Property, plant and equipment and assets held for lease are evaluated for impairment when events or changes in
circumstances indicate that the carrying value of such assets may not be recoverable or the assets meet the criteria of
held for sale. Upon the occurrence of a triggering event, the asset is reviewed to assess whether the estimated
undiscounted cash flows expected from the use of the asset plus residual value from the ultimate disposal exceeds the
carrying value of the asset. If the carrying value exceeds the estimated recoverable amounts, the asset is written down
to the estimated discounted present value of the expected future cash flows from using the asset.
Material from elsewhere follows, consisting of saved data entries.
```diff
+extern "C" int rac_conv2d_dgrad_split_finish(const rac_conv_args* a, const uint32_t* dy_amax, int64_t w_part_stride,
+                                             int32_t w_cin, const uint32_t* w_amax, uint32_t* dx_amax,
+                                             uint32_t* tile_counters, int64_t n_counters, float* scratch,
+                                             int64_t scratch_floats, void* stream) {
+  RAC_REQUIRE(a && !a->a1 && !a->bias && !a->scale && !a->stats && a->act == RAC_ACT_NONE,
+              "rac_conv2d_dgrad_split_finish: one source (dy), no bias / scale / activation / statistics");
+  const Conv16Finish fin{tile_counters, n_counters, scratch, scratch_floats, nullptr};
+  return conv16_launch(a, dy_amax, nullptr, w_part_stride, w_cin, w_amax, dx_amax, nullptr, nullptr, nullptr, stream, false,
+                       &fin);
+}
+
+extern "C" int rac_conv2d_split_finish_size(const rac_conv_args* a, int32_t w_cin, int64_t* n_counters,
+                                            int64_t* scratch_floats) {
+  static const uint32_t one = 0x3F800000u;
+  RAC_REQUIRE(a && n_counters && scratch_floats, "rac_conv2d_split_finish_size: null argument");
+  const int n_rows = (a->Cout + 31) / 32 * 32;
+  const long taps = (long)a->ksize * a->ksize;
+  int64_t need[2] = {0, 0};
+  const Conv16Finish fin{nullptr, 0, nullptr, 0, need};
+  const int r = conv16_launch(a, &one, nullptr, (int64_t)n_rows * taps * (w_cin > 0 ? w_cin : a->Cin), w_cin, &one, nullptr,
+                              nullptr, nullptr, nullptr, nullptr, false, &fin);
+  *n_counters = need[0], *scratch_floats = need[1];
+  return r;
 }
 
 extern "C" int rac_conv2d_fwd_split_pool_ok(const rac_conv_args* a, int32_t w_cin) {
diff --git a/robot_aware_control_amd/ops.py b/robot_aware_control_amd/ops.py
--- a/robot_aware_control_amd/ops.py
+++ b/robot_aware_control_amd/ops.py
@@ -754,9 +754,39 @@
 _CONV_ARGS = {}
 
 
+FINISH_MIN_COUNTERS = 4096
+_FINISH_ARENA = {}
+_FINISH_NEED = {}
+
+
+def finish_in_launch(M: int, N: int, nchunks: int, split: int) -> bool:
+    return _finish_rule(M, N, nchunks, split, os.environ.get("RAC_SPLIT_FINISH", "auto"))
+
+
+@functools.lru_cache(maxsize=None)
+def _finish_rule(M, N, nchunks, split, mode):
+    if split <= 1 or mode == "0":
+        return False
+    if mode == "1":
+        return True
+    return True
+
+
+def finish_arena(device, n_counters: int, scratch_floats: int):
+    key = (device.index, stream_ptr())
+    arena = _FINISH_ARENA.get(key)
+    if arena is None:
+        arena = _FINISH_ARENA[key] = [None, None]
+    if arena[0] is None or arena[0].numel() < n_counters:
+        arena[0] = torch.zeros(max(FINISH_MIN_COUNTERS, n_counters), device=device, dtype=torch.int32)
+    if arena[1] is None or arena[1].numel() < scratch_floats:
+        arena[1] = torch.empty(scratch_floats, device=device, dtype=torch.float32)
+    return arena
+
+
 def _split_launch(x0, x1, a0, a1, pw, wslot, out, *, B, H, W, k, Cin, Cout, C0, act=ACT_NONE, bias=None, scale=None,
                   shift=None, stats=None, split_k=1, slab_stride=0, stats_rows=0, out_amax=None, w_cin=0, a0_up=0,
-                  per_image=False, pool=None):
+                  per_image=False, pool=None, finish=None):
     key = (B, H, W, k, Cin, Cout, act, split_k, C0, slab_stride, stats_rows, a0_up, per_image)
     args = _CONV_ARGS.get(key)
     if args is None:
@@ -776,8 +806,22 @@
     if SHAPE_LOG is not None:
         _log_shape("conv16", DGRAD if getattr(pw, "_rac_transposed", False) else FWD, k, B * H * W, Cout, Cin * k * k,
                    2500.0 / 3)
-    call("rac_conv2d_fwd_split", C.byref(args), ptr(a0), ptr(a1), pw.shape[1], w_cin, ptr(wslot), ptr(out_amax),
-         stream_ptr())
+    if finish:
+        need = _FINISH_NEED.get(key)
+        if need is None:
+            buf = (C.c_int64 * 2)()
+            call("rac_conv2d_split_finish_size", C.byref(args), w_cin, C.addressof(buf), C.addressof(buf) + 8)
+            need = _FINISH_NEED[key] = (int(buf[0]), int(buf[1]))
+        counters, scratch = finish_arena(x0.device, *need)
+        if finish == "dgrad":
+            call("rac_conv2d_dgrad_split_finish", C.byref(args), ptr(a0), pw.shape[1], w_cin, ptr(wslot), ptr(out_amax),
+                 ptr(counters), counters.numel(), ptr(scratch), scratch.numel(), stream_ptr())
+        else:
+            call("rac_conv2d_fwd_split_finish", C.byref(args), ptr(a0), ptr(a1), pw.shape[1], w_cin, ptr(wslot),
+                 ptr(out_amax), ptr(counters), counters.numel(), ptr(scratch), scratch.numel(), stream_ptr())
+    else:
+        call("rac_conv2d_fwd_split", C.byref(args), ptr(a0), ptr(a1), pw.shape[1], w_cin, ptr(wslot), ptr(out_amax),
+             stream_ptr())
     if timed:
         e1.record()
         prof["events"].append((e0, e1, B * H * W))
@@ -853,6 +897,9 @@
     if split == 1:
         _split_launch(x0, x1, a0, a1, pw, wslot, out, act=act, bias=bias, scale=scale, shift=shift, stats=stats,
                       stats_rows=(M // groups if (groups > 1 and stats is not None) else 0), out_amax=slot, **kw)
+    elif stats is not None and bias is None and finish_in_launch(M, Cout, k * k * _cdiv(Cin, 32), split):
+        _split_launch(x0, x1, a0, a1, pw, wslot, out, split_k=split, stats=stats,
+                      stats_rows=(M // groups if groups > 1 else 0), out_amax=slot, finish="fwd", **kw)
     else:
         slabs = torch.empty((split, M * Cout), device=x0.device, dtype=torch.float32)
         _split_launch(x0, x1, a0, a1, pw, wslot, slabs, split_k=split, slab_stride=M * Cout, **kw)
@@ -917,7 +964,7 @@
     return h, c
 
 
-def conv_dgrad_split(dy, weight, C0: int, C1: int = 0, need1: bool = True):
+def conv_dgrad_split(dy, weight, C0: int, C1: int = 0, need1: bool = True, vgg: bool = False):
     B, H, W, Cout = dy.shape
     Co, Cin, k, _ = weight.shape
     assert Co == Cout and Cin == C0 + C1
@@ -932,6 +979,10 @@
     if split == 1 and not C1:
         _split_launch(dy, None, amax_for(dy), None, pw, wslot, dx0, B=B, H=H, W=W, k=k, Cin=Cout, Cout=Cin, C0=Cout,
                       out_amax=s0)
+        return tag_amax(dx0, s0), None
+    if vgg and not C1 and finish_in_launch(M, Cin, k * k * _cdiv(Cout, 32), split):
+        _split_launch(dy, None, amax_for(dy), None, pw, wslot, dx0, B=B, H=H, W=W, k=k, Cin=Cout, Cout=Cin, C0=Cout,
+                      split_k=split, out_amax=s0, finish="dgrad")
         return tag_amax(dx0, s0), None
     slabs = torch.empty((split, M * Cin), device=dy.device, dtype=torch.float32)
     _split_launch(dy, None, amax_for(dy), None, pw, wslot, slabs, B=B, H=H, W=W, k=k, Cin=Cout, Cout=Cin, C0=Cout,
@@ -1496,7 +1547,7 @@
         if ctx.needs_input_grad[0] or (x1 is not None and ctx.needs_input_grad[1]):
             wuse = padded_weight(weight, C0) if ctx.padded else weight
             if ctx.split:
-                dx0, dx1 = conv_dgrad_split(draw, wuse, C0, C1)
+                dx0, dx1 = conv_dgrad_split(draw, wuse, C0, C1, vgg=True)
             else:
                 dx0, dx1 = conv_dgrad(draw, wuse, C0, C1)
         if weight.requires_grad:
```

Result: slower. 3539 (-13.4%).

Impairment losses
are reflected in the Consolidated Statements of Earnings, except with respect to impairments of assets of certain
domestic regulated utility and energy subsidiaries where losses are offset by the establishment of a regulatory asset to
the extent recovery in future rates is probable.
(j) Goodwill
Goodwill represents the excess of the purchase price over the fair value of identifiable net assets acquired in business
acquisitions. Goodwill is evaluated for impairment at least annually. Evaluating goodwill for impairment involves a
two-step process. The first step is to estimate the fair value of the reporting unit. If the carrying amount of a reporting
unit, including goodwill, exceeds the estimated fair value, a second step is performed. Under the second step, the
identifiable assets, including identifiable intangible assets, and liabilities of the reporting unit are estimated at fair
value as of the current testing date. The excess of the estimated fair value of the reporting unit over the estimated fair
value of net assets establishes the implied value of goodwill. The excess of the recorded goodwill over the implied
value is charged to earnings as an impairment loss. A significant amount of judgment is required in estimating the fair
value of the reporting unit and performing goodwill impairment tests.
(k) Revenue recognition
Insurance premiums for prospective property/casualty insurance and reinsurance and health reinsurance policies are
earned in proportion to the level of protection provided. In most cases, premiums are recognized as revenues ratably
over the term of the contract with unearned premiums computed on a monthly or daily pro rata basis. Premiums for
retroactive reinsurance property/casualty policies are earned at the inception of the contracts. Premiums for life
reinsurance contracts are earned when due. Premiums earned are stated net of amounts ceded to reinsurers. Premiums
are estimated with respect to certain reinsurance contracts where reports from ceding companies for the period are not
contractually due until after the balance sheet date. For contracts containing experience rating provisions, premiums
are based upon estimated loss experience under the contract.
Sales revenues derive from the sales of manufactured products and goods acquired for resale. Revenues from sales are
recognized upon passage of title to the customer, which generally coincides with customer pickup, product delivery or
acceptance, depending on terms of the sales arrangement.